Há uma outra rota utilizada, que se inicia a partir da condensação de nitrometano (I) com CS2 na presença de KOH, seguida por dialquilação do ditiocarboxilato intermediário com iodometano (II) dá 1,1,-bis(metilsulfanil)-2-nitroetileno (III). A condensação deste intermediário com 2-aminoetanol (IV) na presença de p-TsOH em EtOH origina 2(E)-(nitrometileno)oxazolidina(V), que então se acopla com metilamina (VI) produzindo 2-[1(E)-(metilamino)-2-nitrovinilamino]etanol (VII). A condensação de álcool primário com 5-(dimetilaminometil)-2-furilmetanotiol (VIII) na presença de ácido clorídrico a 0°C fornece ranitidina (IX), que é então tratada com HCl em EtOH, EtOH/H2O, EtOH/tolueno ou i-PrOH para fornecer o cloridrato de ranitidina.

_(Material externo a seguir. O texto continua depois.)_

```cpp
constexpr int TAIL_WCAP = 2048, TAIL_FCAP = 1024;
__host__ __device__ inline size_t tail_bitmap_bytes(int lcap) { return ((size_t)((lcap + 63) / 64) * 8 + 16 + 15) & ~(size_t)15; }
DEV int join_window_planar(const uint16_t* gnb, int p0, int n, uint8_t* N, uint16_t* owner, int ncap, int lane) {
    uint32_t codes[16];
#pragma unroll
    for (int q = 0; q < 16; q++) codes[q] = 64 * q + lane < n ? (uint32_t)gnb[p0 + 64 * q + lane] : 0u;
    int base = 0;
#pragma unroll
    for (int q = 0; q < 16; q++) {
        if (64 * q >= n) break;
        const int p = 64 * q + lane;
        const uint32_t code = codes[q];
        const int len = (int)((code >> 12) & 7u);
        int total;
        const int off = base + prefix_small(len, total);
        if (off + len <= ncap)
            for (int x2 = 0; x2 < len; x2++) {
                N[off + x2] = (uint8_t)(((code >> x2) & 1u) | (((code >> (5 + x2)) & 1u) << 1));
                owner[off + x2] = (uint16_t)p;
            }
        base += total;
    }
    return base;
}
template <bool TAIL>
__global__ __launch_bounds__(64) void k_loopw(ErrModelView EM, SimParams P, FastBuffers FB, const uint32_t* __restrict__ order,
                                               uint32_t begin, uint32_t count, int from_jobs, uint32_t c0, uint32_t c1, int lcap, int wcap) {
    uint16_t* nbl = reinterpret_cast<uint16_t*>(lds_raw);
    uint32_t* bml = reinterpret_cast<uint32_t*>(lds_raw);
    uint8_t* Fw = lds_raw + tail_bitmap_bytes(lcap);
    uint8_t* Nw = Fw + TAIL_FCAP;
    uint16_t* ownw = reinterpret_cast<uint16_t*>(Nw + TAIL_WCAP);
    const int lane = threadIdx.x;
    const uint32_t widx = blockIdx.x;
    if (widx >= count) return;
    uint32_t r, rc;
#ifndef TKSM_ABLATE
    if (TAIL) __builtin_amdgcn_s_setprio(3);
#ifndef TKSM_ABLATE
    if (!TAIL) __builtin_amdgcn_s_setprio(2);
#endif
#endif
    const bool early_mode = TAIL && from_jobs == 3;
    if (early_mode) {
        if (widx >= FB.counters[CNT_EARLY]) return;
        const uint2 e = FB.early_list[widx];
        r = e.x; rc = e.y;
    } else if (!from_jobs) { r = order[begin + widx]; rc = (begin + widx) / FB.rs; }
    else {
        const uint32_t target = FB.prefix[c0] + widx;
        uint32_t lo2 = c0, hi2 = c1 - 1;
        while (lo2 < hi2) { const uint32_t mid = (lo2 + hi2 + 1) >> 1; if (FB.prefix[mid] <= target) lo2 = mid; else hi2 = mid - 1; }
        r = FB.prev_meta[4ull * (FB.base_prev[lo2] + (target - FB.prefix[lo2]))];
        rc = lo2;
    }
    r = (uint32_t)__builtin_amdgcn_readfirstlane((int)r); rc = (uint32_t)__builtin_amdgcn_readfirstlane((int)rc);
    ReadState* sp = FB.state + r;
    const ReadState S = *sp;
    if (S.stage != 0 || S.slow || (S.early && !early_mode)) return;
    auto to_exact_kernel = [&]() {
        if (!early_mode) { go_slow(FB, r, lane, EXIT_BAND_LOOP); return; }
        if (lane == 0) { sp->slow = 1; FB.early_slow[atomicAdd(&FB.counters[CNT_EARLY_SLOW], 1u)] = r; }
    };
    const int k = EM.k;
    const int L = S.raw_len + 2 * k;
    const uint32_t* f2 = frag2_row(FB, r);
    uint16_t* gnb = nb_row(FB, r);
    if (!TAIL) {
        for (int t = 2 * lane; t < L; t += 128) *reinterpret_cast<uint32_t*>(nbl + t) = *reinterpret_cast<const uint32_t*>(gnb + t);
    } else {
        for (int t = 32 * lane; t < L; t += 2048) {
            const uint4* c4 = reinterpret_cast<const uint4*>(gnb + t);
            uint32_t word = 0u;
#pragma unroll
            for (int q = 0; q < 4; q++) {
                const uint4 v = c4[q];
                const uint32_t w4[4] = {v.x, v.y, v.z, v.w};
#pragma unroll
                for (int e = 0; e < 4; e++) word |= (((w4[e] >> 15) & 1u) | ((w4[e] >> 31) << 1)) << (8 * q + 2 * e);
            }
            bml[t >> 5] = word;
        }
    }
    wave_sync();
    const uint64_t g = P.first_read + (uint64_t)r * P.stride;
    const double frag_len = (double)L, target = S.target;
    const double rcp_len = rcp_refined(frag_len);
    double errors = S.errors;
    int change_count = S.change_count;
    uint32_t n = S.n_base, aln_no = S.aln_no;
    int resume_j = S.resume_j, st_draws = S.st_draws;
    double est_keep = S.est;
    if (S.pending == 1) {
        if (S.res_fail) {
            if (lane == 0) {
                sp->slow = 1;
                atomicAdd(&FB.counters[CNT_EXIT + EXIT_BAND_LOOP], 1u);
                FB.slow_list[atomicAdd(&FB.counters[CNT_SLOW], 1u)] = r;
            }
            return;
        }
        const uint32_t mt = S.res_mt, cols = S.res_cols;
        const double ident = cols ? (double)mt / (double)cols : 0.0;
        if (L <= 1000) errors = (1.0 - ident) * frag_len;
        else {
            const double estimated = (1.0 - ident) * frag_len;
            const double weight = 1000.0 / frag_len;
            errors = estimated * weight + errors * (1.0 - weight);
        }
        aln_no++;
    }
    const uint32_t kmer_range = (uint32_t)(L - k);
    const long long loop_limit = 100ll * L;
    const uint32_t kmask = (1u << (2 * k)) - 1u;
    int cc25 = change_count % 25;
    enum { RUN = 0, NEED_ALN = 1, DONE = 2 };
    int st = RUN;
    int st_aligns = S.st_aligns;
    const uint8_t* gfrag = frag_row(FB, r);
    if (TAIL && L <= 1000) { for (int t = lane; t < L; t += 64) Fw[t] = gfrag[t]; }
    for (;;) {
        while (st == RUN) {
            double est_cur = est_keep;
            if (resume_j == 0) {
                est_cur = 1.0 - div_inrange(errors, frag_len, rcp_len);
                if ((double)change_count > 0.9 * frag_len || est_cur <= target) { st = DONE; st_draws = (int)n; break; }
            }
            const uint32_t nl = n + (uint32_t)lane;
            const bool live = (long long)nl + 1 <= loop_limit;
            const Ph4 d = philox(P.seed, g, ST_DRAW, nl);
            const int di = (int)__umulhi(d.x, kmer_range);
            const int w = di >> 4, o = di & 15;
            const int kidx = (int)((uint32_t)(mk64(f2[w], f2[w + 1]) >> (64 - 2 * o - 2 * k)) & kmask);
            const uint4 seg = EM.pseg[kidx];
            const int na = EM.uniform_nalts ? EM.max_alts : (int)EM.nalts[kidx];
            int cls = EM.type == 0 ? 2 : (d.y < seg.x ? (EM.alt0_noop ? 0 : 3) : 1);
            const int sbase = 8 * ((d.y < seg.y ? 0 : 1) + (d.y < seg.z ? 0 : 1) + (d.y < seg.w ? 0 : 1));
            const uint4* c4 = reinterpret_cast<const uint4*>(EM.cdf32 + (cls == 1 ? (size_t)kidx * 32 + sbase : (size_t)0));
            const uint4 th0 = c4[0], th1 = c4[1];
            size_t at = 0;
            if (cls == 1 || cls == 3) {
                int a = 0;
                if (cls == 1) {
// ... 1365 lines not shown
```

Baseline: 15.60 million reads/s.

## Keep a persistent queue of classified draws across k_loop iterations

Replaces the per-iteration mask of classified draws with a 64-bit queue that carries leftover classified draws to the next iteration, and saves it in ReadState across alignment pauses. The k_loop iteration only generates and classifies a new batch of LOOP_N Philox draws when the queue has room. This avoids re-computing Philox draws and filter classifications that an earlier iteration already did but did not consume. It adds queue bookkeeping, extra state (a new dq field in ReadState), and more complex control flow that may cost registers under the 128-VGPR cap.

```diff
diff --git a/tksm_amd/csrc/kernels.h b/tksm_amd/csrc/kernels.h
--- a/tksm_amd/csrc/kernels.h
+++ b/tksm_amd/csrc/kernels.h
@@ -1,5 +1,6 @@
 #pragma once
 #include <hip/hip_runtime.h>
+#include <stddef.h>
 #include <stdint.h>
 
 namespace tk {
@@ -116,8 +117,10 @@
     int32_t st_draws, st_aligns;
     uint32_t job;
     int32_t raw_len;
-    uint32_t res_mt, res_cols, res_fail, pad3;
-};
+    uint32_t res_mt, res_cols, res_fail;
+    uint64_t dq;
+};
+static_assert(sizeof(ReadState) == 80 && offsetof(ReadState, dq) == 72 && offsetof(ReadState, res_mt) == 60, "ReadState layout");
 
 struct RangeGeo {
     uint64_t trace_off;
diff --git a/tksm_amd/csrc/kernels.hip b/tksm_amd/csrc/kernels.hip
--- a/tksm_amd/csrc/kernels.hip
+++ b/tksm_amd/csrc/kernels.hip
@@ -1,5 +1,6 @@
 #include "kernels.h"
 #include "loop_filter.h"
+#include "loop_queue.h"
 #include <type_traits>
 
 namespace tk {
@@ -962,7 +963,7 @@
         ReadState S;
         S.errors = 0.0; S.target = target; S.est = 0.0; S.change_count = 0; S.n_base = 0; S.aln_no = 0;
         S.resume_src = -1; S.resume_j = 0; S.stage = 0; S.pending = 0; S.slow = slow ? 1 : 0; S.early = 0;
-        S.st_draws = 0; S.st_aligns = 0; S.job = 0; S.raw_len = raw_len; S.res_mt = 0; S.res_cols = 0; S.res_fail = 0; S.pad3 = 0;
+        S.st_draws = 0; S.st_aligns = 0; S.job = 0; S.raw_len = raw_len; S.res_mt = 0; S.res_cols = 0; S.res_fail = 0; S.dq = 0;
         FB.state[r] = S;
         O.status[r] |= status;
         if (slow) { const uint32_t idx = atomicAdd(&FB.counters[CNT_SLOW], 1u); FB.slow_list[idx] = (uint32_t)r; }
@@ -1063,7 +1064,13 @@
 #define TKSM_LOOP_N 16
 #define TKSM_LOOP_K 3
 #endif
+__device__ __forceinline__ uint32_t bit_below(uint32_t m, bool c) {
+    m = (m << 1) | (c ? 1u : 0u);
+    asm volatile("" : "+v"(m));
+    return m;
+}
 constexpr int LOOP_N = TKSM_LOOP_N, LOOP_K = TKSM_LOOP_K;
+static_assert(tklq::refill_fits(LOOP_N) && LOOP_K >= 1, "TKSM_LOOP_N must be 1 .. 31 and at most the width of k_loop's queue of classified draws");
 __global__ __launch_bounds__(64) __attribute__((amdgpu_num_vgpr(128))) void k_loop(ErrModelView EM, SimParams P, FastBuffers FB, const uint32_t* __restrict__ order,
                                               uint32_t begin, uint32_t count, int Wl, int from_jobs, uint32_t c0, uint32_t c1) {
 #ifndef TKSM_ABLATE
@@ -1119,6 +1126,9 @@
     int change_count = S.change_count;
     uint32_t n = S.n_base, aln_no = S.aln_no;
     int resume_j = S.resume_j, st_draws = S.st_draws;
+    tklq::qword dq;
+    uint32_t cnt;
+    tklq::queue_restore(S.resume_src, S.dq, dq, cnt);
     double est_keep = S.est;
     if (act && S.pending == 1) {
         const uint32_t mt = S.res_mt, cols = S.res_cols;
@@ -1150,13 +1160,14 @@
     const bool use_tab = EM.type != 0 && EM.alt0_noop;
     while (__ballot(st == RUN) != 0ull) {
         if (st != RUN) continue;
-        const uint32_t navail = (uint32_t)max(0ll, min((long long)LOOP_N, loop_limit - (long long)n));
-        uint32_t mask = 0u;
-        {
+        const bool room = tklq::queue_has_room(cnt, LOOP_N);
+        if (__ballot(room) != 0ull) {
+            const uint32_t nq = n + cnt;
+            uint32_t mask = 0u;
             uint32_t dwv[LOOP_N], kxv[LOOP_N];
 #pragma unroll
             for (int b = 0; b < LOOP_N; b++) {
-                const Ph4 d = philox(P.seed, g, ST_DRAW, n + (uint32_t)b);
+                const Ph4 d = philox(P.seed, g, ST_DRAW, nq + (uint32_t)b);
                 const int di1 = (int)__umulhi(d.x, kmer_range);
                 dwv[b] = d.y;
                 const int w = di1 >> 4, o = di1 & 15;
@@ -1173,10 +1184,10 @@
             for (int b = 0; b < LOOP_N; b++) ev[b] = lfe[tklf::loop_filter_key(kxv[b])];
             uint32_t sure = 0u, und = 0u;
 #pragma unroll
-            for (int b = 0; b < LOOP_N; b++) {
+            for (int b = LOOP_N - 1; b >= 0; b--) {
                 const int c = tklf::loop_filter_classify(ev[b], dwv[b]);
-                sure |= c == tklf::DRAW_CHANGE ? 1u << b : 0u;
-                und |= c == tklf::DRAW_UNDECIDED ? 1u << b : 0u;
+                sure = bit_below(sure, c == tklf::DRAW_CHANGE);
+                und = bit_below(und, c == tklf::DRAW_UNDECIDED);
             }
             if (!use_tab) { sure = (1u << LOOP_N) - 1u; und = 0u; }
 #ifdef TKSM_ABLATE
@@ -1194,19 +1205,16 @@
 #endif
             }
 #pragma unroll
-            for (int b = 0; b < LOOP_N; b++) mask |= !(dwv[b] < t0v[b]) ? 1u << b : 0u;
-            mask = (sure | (und & mask)) & ((1u << navail) - 1u);
+            for (int b = LOOP_N - 1; b >= 0; b--) mask = bit_below(mask, !(dwv[b] < t0v[b]));
+            tklq::queue_append(dq, cnt, sure | (und & mask), room ? tklq::queue_refill_count(n, cnt, loop_limit, LOOP_N) : 0u);
         }
         int di[LOOP_K], kidx[LOOP_K];
         uint32_t bj[LOOP_K], dw[LOOP_K];
-        bool rest;
+        const bool rest = tklq::queue_choose<LOOP_K>(dq, bj);
         {
-            uint32_t mm = mask;
 #pragma unroll
             for (int j = 0; j < LOOP_K; j++) {
-                bj[j] = mm ? (uint32_t)__builtin_ctz(mm) : (uint32_t)LOOP_N;
-                mm &= mm - 1u;
-                const uint32_t bb = min(bj[j], (uint32_t)LOOP_N - 1u);
+                const uint32_t bb = min(bj[j], tklq::NO_DRAW - 1u);
                 const Ph4 d = philox(P.seed, g, ST_DRAW, n + bb);
                 dw[j] = d.y;
                 di[j] = (int)__umulhi(d.x, kmer_range);
@@ -1214,7 +1222,6 @@
                 const uint32_t hi = w < Wl ? lf[w * 64 + lane] : f2[w], lo = w + 1 < Wl ? lf[(w + 1) * 64 + lane] : f2[w + 1];
                 kidx[j] = (int)((uint32_t)(mk64(hi, lo) >> (64 - 2 * o - 2 * k)) & kmask);
             }
-            rest = mm != 0u;
         }
         int cls[LOOP_K];
         uint4 seg[LOOP_K];
@@ -1231,7 +1238,7 @@
         W5 nbw[LOOP_K];
 #pragma unroll
         for (int j = 0; j < LOOP_K; j++) {
-            const bool have = bj[j] < (uint32_t)LOOP_N;
+            const bool have = bj[j] != tklq::NO_DRAW;
             cls[j] = !have ? 0 : EM.type == 0 ? 2 : (dw[j] < seg[j].x ? (EM.alt0_noop ? 0 : 3) : 1);
             sbase[j] = 8 * ((dw[j] < seg[j].y ? 0 : 1) + (dw[j] < seg[j].z ? 0 : 1) + (dw[j] < seg[j].w ? 0 : 1));
             const uint4* c4 = reinterpret_cast<const uint4*>(EM.cdf32 + (cls[j] == 1 ? (size_t)kidx[j] * 32 + sbase[j] : (size_t)0));
@@ -1260,7 +1267,7 @@
             alt[j] = EM.alts_enc[at];
         }
         const uint32_t n0 = n;
-        const uint32_t end = rest ? bj[LOOP_K - 1] + 1u : navail;
+        const uint32_t end = tklq::queue_end(rest, bj[LOOP_K - 1], cnt);
         uint32_t wrote = 0u;
         auto top_of_iteration = [&](double& est) -> bool {
             est = 1.0 - div_inrange(errors, frag_len, rcp_len);
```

Apesar de ambas as rotas serem utilizadas na indústria, existe um estudo que relata uma rota mais simples que resulta em um maior rendimento e pureza do produto. Este consiste na oxidação de [5-[2-[1-(metilamino)-2-nitrovinilamino]etilsulfanilmetil]-2-furil]metanol (I) com MnO2 em CH2Cl2 fornecendo um produto que é posto a aminação redutiva com cloridrato de dimetilamina (III) na presença de NaBH3CN e NaOAc em MeOH fornecendo cloridrato de ranitidina (IV).